● Exercise brief
If a line in the entries contains the word "ntiles", list it.

----------------

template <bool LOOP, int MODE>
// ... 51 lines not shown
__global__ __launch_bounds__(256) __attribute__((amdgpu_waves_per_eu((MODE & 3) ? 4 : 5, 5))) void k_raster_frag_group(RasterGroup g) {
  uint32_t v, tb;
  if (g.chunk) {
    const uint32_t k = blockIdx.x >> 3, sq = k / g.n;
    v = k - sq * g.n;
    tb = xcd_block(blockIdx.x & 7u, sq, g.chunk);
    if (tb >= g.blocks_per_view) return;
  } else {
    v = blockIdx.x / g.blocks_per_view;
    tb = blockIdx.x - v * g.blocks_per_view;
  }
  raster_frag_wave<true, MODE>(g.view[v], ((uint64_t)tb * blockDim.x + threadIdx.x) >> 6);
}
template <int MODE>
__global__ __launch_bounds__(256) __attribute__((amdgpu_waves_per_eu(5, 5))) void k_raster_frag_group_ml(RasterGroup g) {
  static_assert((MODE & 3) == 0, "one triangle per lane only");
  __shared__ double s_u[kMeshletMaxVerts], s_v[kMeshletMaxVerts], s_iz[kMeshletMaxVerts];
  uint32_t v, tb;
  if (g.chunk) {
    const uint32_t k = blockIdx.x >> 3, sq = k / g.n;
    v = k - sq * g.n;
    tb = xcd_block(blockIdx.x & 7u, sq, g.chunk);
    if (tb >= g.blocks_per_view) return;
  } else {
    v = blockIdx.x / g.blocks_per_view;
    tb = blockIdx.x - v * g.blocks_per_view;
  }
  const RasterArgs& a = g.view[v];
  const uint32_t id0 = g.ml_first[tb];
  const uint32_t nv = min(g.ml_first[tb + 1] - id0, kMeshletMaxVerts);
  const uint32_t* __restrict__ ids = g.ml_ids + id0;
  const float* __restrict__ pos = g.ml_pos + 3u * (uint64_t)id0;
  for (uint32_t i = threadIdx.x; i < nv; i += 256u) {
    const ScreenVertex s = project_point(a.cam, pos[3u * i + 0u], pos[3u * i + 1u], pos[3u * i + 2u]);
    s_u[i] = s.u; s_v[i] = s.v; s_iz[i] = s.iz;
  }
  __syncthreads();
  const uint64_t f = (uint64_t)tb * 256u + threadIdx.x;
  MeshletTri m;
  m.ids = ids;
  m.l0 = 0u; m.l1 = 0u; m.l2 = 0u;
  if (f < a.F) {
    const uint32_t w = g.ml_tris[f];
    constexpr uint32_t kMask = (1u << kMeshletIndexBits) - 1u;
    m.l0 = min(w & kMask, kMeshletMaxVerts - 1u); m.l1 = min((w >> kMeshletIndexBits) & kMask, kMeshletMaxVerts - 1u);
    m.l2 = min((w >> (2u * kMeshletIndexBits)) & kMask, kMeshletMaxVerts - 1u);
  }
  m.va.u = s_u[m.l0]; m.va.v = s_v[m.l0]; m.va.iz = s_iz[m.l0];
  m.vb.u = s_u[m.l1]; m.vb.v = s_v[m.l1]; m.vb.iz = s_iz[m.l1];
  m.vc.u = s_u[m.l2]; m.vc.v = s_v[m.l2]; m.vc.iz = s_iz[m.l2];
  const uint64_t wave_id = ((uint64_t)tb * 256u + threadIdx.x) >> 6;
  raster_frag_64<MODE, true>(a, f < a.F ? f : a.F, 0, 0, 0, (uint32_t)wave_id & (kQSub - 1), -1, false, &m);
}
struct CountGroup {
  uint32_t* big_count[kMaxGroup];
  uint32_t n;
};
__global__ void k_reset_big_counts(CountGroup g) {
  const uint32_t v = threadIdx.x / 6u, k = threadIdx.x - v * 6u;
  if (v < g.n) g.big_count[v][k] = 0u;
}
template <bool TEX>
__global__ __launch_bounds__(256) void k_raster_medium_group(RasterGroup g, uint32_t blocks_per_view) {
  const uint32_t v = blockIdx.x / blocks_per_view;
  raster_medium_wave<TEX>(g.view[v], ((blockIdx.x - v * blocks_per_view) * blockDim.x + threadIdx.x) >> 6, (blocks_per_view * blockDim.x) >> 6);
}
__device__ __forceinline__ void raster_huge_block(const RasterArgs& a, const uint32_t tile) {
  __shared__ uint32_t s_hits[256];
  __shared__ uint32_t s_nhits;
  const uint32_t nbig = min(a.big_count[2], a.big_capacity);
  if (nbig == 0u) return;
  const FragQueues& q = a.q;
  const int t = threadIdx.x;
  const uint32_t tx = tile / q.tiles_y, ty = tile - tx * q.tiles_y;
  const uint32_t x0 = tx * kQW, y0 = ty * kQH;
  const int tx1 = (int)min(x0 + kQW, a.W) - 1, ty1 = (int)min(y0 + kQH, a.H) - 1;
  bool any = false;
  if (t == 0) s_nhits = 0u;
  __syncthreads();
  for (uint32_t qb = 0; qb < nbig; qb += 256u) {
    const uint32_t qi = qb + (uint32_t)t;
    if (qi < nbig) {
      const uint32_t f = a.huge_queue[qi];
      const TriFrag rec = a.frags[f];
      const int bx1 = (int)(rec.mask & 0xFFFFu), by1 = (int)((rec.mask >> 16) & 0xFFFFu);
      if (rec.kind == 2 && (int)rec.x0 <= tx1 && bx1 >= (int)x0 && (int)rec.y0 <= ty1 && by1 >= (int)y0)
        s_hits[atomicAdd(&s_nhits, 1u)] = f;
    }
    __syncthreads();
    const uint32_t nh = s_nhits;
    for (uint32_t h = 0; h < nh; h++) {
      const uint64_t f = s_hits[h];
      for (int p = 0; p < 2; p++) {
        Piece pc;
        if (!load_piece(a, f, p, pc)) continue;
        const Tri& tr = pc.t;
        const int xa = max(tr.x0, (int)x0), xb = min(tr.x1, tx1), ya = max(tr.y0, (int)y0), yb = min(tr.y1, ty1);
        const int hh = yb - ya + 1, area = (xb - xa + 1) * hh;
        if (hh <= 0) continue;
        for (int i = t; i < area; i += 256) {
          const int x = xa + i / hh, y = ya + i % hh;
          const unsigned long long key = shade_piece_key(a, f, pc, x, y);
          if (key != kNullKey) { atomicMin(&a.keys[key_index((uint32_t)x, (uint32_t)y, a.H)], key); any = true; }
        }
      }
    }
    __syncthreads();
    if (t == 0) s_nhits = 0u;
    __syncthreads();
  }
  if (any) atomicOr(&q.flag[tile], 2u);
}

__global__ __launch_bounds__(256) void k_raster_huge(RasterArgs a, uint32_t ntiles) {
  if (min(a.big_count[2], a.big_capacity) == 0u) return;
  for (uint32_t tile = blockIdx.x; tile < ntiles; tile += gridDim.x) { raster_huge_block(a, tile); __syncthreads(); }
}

----------------

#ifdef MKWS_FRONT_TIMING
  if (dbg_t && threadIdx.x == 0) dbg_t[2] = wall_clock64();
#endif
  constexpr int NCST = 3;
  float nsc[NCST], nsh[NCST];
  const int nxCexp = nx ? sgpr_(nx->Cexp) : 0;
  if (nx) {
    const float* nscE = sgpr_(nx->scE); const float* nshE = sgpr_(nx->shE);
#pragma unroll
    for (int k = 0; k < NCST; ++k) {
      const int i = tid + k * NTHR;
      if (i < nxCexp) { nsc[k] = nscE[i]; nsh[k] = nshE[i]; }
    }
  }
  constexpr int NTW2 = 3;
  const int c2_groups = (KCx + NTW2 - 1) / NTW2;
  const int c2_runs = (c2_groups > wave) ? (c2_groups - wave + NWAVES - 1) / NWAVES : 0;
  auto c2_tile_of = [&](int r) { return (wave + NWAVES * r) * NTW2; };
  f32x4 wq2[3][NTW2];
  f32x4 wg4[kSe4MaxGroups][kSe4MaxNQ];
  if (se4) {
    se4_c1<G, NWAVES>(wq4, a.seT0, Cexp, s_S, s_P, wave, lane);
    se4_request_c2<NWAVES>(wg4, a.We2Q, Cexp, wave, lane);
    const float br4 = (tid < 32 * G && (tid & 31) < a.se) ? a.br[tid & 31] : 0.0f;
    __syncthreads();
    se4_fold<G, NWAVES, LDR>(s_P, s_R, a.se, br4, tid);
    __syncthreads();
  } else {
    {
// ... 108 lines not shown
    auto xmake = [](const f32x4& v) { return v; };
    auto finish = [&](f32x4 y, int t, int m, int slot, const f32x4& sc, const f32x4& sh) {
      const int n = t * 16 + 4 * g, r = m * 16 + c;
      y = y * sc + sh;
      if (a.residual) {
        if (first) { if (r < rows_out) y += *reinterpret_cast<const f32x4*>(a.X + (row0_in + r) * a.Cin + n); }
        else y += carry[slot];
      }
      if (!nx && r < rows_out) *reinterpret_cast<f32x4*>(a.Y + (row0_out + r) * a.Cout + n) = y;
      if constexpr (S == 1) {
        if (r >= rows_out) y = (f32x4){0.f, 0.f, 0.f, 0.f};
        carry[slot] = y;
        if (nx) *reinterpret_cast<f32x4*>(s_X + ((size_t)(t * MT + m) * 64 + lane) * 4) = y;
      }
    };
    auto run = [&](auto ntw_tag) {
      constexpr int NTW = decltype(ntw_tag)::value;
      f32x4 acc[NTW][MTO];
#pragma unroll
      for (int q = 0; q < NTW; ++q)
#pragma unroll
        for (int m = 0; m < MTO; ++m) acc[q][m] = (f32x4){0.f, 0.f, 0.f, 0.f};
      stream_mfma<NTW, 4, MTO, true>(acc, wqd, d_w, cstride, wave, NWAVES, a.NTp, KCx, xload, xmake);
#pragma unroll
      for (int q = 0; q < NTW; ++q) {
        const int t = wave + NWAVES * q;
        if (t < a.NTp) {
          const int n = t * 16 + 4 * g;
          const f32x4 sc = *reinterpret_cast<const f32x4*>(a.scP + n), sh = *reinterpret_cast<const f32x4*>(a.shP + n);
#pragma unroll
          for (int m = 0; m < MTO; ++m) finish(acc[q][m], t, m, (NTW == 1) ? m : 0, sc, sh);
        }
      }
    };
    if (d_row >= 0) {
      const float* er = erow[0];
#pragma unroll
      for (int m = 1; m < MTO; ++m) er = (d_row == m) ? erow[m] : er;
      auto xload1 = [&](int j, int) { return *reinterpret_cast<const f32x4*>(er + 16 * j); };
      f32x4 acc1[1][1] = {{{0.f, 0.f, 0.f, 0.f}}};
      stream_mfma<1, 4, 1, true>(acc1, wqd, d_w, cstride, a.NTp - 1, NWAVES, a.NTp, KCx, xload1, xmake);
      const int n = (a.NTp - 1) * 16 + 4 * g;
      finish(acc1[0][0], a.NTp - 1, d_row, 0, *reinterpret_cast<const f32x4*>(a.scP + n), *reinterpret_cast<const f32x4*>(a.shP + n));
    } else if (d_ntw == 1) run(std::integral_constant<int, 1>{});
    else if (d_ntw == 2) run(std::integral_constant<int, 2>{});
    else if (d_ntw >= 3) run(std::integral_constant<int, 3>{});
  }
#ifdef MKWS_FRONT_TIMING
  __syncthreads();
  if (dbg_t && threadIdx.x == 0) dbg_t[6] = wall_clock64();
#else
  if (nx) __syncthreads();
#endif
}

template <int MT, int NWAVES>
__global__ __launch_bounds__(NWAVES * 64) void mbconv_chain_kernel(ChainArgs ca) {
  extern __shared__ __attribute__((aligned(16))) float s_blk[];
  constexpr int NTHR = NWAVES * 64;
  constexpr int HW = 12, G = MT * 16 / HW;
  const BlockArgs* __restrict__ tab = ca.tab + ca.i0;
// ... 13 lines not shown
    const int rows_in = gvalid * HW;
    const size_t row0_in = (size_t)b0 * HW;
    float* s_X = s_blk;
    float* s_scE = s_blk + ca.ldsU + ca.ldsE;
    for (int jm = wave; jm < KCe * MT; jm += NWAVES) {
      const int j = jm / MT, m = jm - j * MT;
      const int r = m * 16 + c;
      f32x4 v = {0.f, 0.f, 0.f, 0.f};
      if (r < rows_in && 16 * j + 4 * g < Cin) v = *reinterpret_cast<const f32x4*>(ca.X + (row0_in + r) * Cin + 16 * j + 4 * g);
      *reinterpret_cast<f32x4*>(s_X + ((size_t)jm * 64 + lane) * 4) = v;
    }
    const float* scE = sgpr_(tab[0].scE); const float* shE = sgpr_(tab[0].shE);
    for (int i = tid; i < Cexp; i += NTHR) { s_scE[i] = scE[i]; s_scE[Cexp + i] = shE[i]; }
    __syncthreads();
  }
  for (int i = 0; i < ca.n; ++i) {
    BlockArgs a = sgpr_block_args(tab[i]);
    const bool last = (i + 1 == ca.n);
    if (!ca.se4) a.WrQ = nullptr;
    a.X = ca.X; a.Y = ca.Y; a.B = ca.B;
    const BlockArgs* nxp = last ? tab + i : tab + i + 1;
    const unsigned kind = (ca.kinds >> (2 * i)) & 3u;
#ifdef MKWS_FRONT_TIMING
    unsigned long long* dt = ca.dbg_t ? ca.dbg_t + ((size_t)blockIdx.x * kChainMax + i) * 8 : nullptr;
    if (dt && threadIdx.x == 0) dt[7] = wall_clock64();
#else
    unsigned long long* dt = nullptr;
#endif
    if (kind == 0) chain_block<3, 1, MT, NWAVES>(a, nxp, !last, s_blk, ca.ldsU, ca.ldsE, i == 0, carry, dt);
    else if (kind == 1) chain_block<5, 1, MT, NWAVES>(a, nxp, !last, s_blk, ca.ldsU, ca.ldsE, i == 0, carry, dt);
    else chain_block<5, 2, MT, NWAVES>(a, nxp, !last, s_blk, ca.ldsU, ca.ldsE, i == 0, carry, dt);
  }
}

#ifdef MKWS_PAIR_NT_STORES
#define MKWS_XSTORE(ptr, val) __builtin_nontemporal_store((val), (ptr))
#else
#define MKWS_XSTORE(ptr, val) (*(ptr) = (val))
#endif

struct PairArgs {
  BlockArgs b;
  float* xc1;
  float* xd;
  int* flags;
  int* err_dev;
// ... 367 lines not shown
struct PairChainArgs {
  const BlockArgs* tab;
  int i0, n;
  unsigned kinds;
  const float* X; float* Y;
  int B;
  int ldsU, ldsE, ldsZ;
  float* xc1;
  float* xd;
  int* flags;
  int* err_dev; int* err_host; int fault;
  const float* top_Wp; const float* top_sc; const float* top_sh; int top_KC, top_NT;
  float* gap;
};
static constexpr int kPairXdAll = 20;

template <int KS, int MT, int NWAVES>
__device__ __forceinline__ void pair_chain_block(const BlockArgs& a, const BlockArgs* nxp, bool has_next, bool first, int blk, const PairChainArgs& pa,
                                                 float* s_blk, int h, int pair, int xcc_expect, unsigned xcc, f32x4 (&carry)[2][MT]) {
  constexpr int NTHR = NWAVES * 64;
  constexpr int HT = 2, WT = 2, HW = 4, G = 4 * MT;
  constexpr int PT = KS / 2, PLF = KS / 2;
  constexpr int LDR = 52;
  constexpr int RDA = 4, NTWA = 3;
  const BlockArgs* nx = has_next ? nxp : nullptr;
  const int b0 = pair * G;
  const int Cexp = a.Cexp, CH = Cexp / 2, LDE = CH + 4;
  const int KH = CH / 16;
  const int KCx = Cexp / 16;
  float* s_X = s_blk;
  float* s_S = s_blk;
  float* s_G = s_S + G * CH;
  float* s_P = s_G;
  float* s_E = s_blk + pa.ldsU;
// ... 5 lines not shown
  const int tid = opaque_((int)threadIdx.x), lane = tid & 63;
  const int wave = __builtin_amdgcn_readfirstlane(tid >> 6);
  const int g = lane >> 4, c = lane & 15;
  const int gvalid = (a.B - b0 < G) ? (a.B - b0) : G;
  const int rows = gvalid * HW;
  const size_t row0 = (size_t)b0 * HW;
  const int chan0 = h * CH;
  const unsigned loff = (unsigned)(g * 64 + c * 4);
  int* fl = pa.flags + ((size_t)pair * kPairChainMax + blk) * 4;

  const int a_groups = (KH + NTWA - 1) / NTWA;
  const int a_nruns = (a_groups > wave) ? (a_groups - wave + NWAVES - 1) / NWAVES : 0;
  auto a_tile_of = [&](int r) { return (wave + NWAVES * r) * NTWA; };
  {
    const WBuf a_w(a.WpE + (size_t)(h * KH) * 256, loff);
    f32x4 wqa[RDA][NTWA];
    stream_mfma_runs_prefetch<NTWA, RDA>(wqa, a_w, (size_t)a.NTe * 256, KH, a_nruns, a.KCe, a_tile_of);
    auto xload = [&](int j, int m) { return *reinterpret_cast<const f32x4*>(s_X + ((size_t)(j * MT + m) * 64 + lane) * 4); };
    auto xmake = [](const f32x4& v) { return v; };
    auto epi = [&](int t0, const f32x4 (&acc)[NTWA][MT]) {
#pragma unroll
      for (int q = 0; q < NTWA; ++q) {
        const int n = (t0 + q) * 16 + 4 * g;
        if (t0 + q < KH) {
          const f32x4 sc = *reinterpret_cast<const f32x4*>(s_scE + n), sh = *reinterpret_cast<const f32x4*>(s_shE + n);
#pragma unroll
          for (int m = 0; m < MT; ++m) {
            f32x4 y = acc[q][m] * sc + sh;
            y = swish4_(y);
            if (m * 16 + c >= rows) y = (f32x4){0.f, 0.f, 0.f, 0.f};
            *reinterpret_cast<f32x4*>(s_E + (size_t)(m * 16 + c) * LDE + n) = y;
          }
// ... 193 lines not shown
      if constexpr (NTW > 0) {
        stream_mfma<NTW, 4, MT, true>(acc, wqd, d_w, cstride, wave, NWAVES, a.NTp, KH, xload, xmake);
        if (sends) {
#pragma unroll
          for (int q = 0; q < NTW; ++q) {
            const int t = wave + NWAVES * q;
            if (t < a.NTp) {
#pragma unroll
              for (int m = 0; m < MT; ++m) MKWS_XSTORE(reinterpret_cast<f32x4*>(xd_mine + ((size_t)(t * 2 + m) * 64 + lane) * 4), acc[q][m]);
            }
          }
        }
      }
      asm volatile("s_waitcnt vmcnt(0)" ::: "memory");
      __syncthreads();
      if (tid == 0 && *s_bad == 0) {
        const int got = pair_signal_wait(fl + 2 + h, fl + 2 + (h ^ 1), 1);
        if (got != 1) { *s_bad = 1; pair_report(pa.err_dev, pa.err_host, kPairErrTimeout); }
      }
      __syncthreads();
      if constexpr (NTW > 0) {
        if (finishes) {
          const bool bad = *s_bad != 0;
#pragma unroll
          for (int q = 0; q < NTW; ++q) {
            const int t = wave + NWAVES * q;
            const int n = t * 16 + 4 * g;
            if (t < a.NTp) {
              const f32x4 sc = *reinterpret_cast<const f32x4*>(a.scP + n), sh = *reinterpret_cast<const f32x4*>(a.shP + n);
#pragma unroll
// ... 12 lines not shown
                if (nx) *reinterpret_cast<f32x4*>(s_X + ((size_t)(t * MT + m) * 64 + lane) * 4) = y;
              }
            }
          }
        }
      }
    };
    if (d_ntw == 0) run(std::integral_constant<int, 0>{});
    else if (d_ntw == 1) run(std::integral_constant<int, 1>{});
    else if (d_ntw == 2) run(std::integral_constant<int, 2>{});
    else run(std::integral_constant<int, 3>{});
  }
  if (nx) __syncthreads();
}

----------------

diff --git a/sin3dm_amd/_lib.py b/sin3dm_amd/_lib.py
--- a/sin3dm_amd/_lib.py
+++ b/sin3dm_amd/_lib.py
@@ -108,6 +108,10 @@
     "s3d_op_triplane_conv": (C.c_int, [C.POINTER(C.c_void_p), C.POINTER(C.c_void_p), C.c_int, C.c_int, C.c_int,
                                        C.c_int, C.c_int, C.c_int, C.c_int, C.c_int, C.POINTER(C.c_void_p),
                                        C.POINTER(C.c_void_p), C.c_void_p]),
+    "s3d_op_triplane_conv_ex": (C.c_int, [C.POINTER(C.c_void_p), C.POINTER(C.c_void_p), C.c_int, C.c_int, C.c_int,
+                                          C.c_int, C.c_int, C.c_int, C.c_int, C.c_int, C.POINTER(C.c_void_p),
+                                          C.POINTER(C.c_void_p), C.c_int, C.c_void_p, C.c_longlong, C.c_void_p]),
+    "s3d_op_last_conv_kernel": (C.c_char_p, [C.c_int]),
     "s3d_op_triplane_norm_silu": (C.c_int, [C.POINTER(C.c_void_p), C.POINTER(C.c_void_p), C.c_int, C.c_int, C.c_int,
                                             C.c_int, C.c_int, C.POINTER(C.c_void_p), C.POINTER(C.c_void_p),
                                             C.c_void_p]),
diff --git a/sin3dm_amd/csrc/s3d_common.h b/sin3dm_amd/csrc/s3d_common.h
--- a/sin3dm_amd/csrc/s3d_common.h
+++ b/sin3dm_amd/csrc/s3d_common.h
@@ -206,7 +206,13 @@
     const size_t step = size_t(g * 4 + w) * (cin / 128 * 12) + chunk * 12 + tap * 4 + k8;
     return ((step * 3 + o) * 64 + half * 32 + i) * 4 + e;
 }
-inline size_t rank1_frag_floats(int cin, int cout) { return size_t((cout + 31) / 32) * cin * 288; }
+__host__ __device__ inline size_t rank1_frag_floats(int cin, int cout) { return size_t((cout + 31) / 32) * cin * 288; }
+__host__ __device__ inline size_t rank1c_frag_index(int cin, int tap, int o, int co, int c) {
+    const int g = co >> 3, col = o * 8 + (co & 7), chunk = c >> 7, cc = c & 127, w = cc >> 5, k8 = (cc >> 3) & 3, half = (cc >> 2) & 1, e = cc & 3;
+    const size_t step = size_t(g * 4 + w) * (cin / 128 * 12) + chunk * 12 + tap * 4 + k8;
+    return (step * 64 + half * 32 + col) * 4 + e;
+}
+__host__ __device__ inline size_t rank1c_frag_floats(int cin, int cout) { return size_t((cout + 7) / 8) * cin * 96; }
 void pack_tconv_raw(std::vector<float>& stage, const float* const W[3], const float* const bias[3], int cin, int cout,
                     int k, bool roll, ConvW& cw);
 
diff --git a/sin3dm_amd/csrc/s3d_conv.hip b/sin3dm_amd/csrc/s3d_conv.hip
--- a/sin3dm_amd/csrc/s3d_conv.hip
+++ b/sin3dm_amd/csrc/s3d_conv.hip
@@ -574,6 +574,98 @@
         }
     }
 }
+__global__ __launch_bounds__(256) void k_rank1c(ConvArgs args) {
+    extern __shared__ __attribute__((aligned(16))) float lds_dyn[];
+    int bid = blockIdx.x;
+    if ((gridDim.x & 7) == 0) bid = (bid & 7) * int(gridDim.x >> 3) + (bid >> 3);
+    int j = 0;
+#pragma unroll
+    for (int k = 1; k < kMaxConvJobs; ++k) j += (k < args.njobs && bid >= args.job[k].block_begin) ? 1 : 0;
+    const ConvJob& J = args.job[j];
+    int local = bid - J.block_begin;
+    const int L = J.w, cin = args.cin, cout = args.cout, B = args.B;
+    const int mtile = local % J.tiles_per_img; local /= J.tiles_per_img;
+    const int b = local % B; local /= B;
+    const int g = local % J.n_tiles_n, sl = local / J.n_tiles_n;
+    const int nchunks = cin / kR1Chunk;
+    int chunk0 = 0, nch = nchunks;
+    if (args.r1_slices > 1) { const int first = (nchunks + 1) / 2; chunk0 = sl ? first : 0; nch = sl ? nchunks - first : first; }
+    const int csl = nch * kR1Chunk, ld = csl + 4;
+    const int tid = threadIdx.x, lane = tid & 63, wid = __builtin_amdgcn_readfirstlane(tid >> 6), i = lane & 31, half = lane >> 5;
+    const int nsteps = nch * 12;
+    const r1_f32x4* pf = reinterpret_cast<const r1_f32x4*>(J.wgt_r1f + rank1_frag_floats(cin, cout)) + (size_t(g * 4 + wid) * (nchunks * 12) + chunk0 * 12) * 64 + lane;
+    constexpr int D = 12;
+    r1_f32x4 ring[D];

----------------

● Output for this exercise
__global__ __launch_bounds__(256) void k_raster_huge(RasterArgs a, uint32_t ntiles) {
  for (uint32_t tile = blockIdx.x; tile < ntiles; tile += gridDim.x) { raster_huge_block(a, tile); __syncthreads(); }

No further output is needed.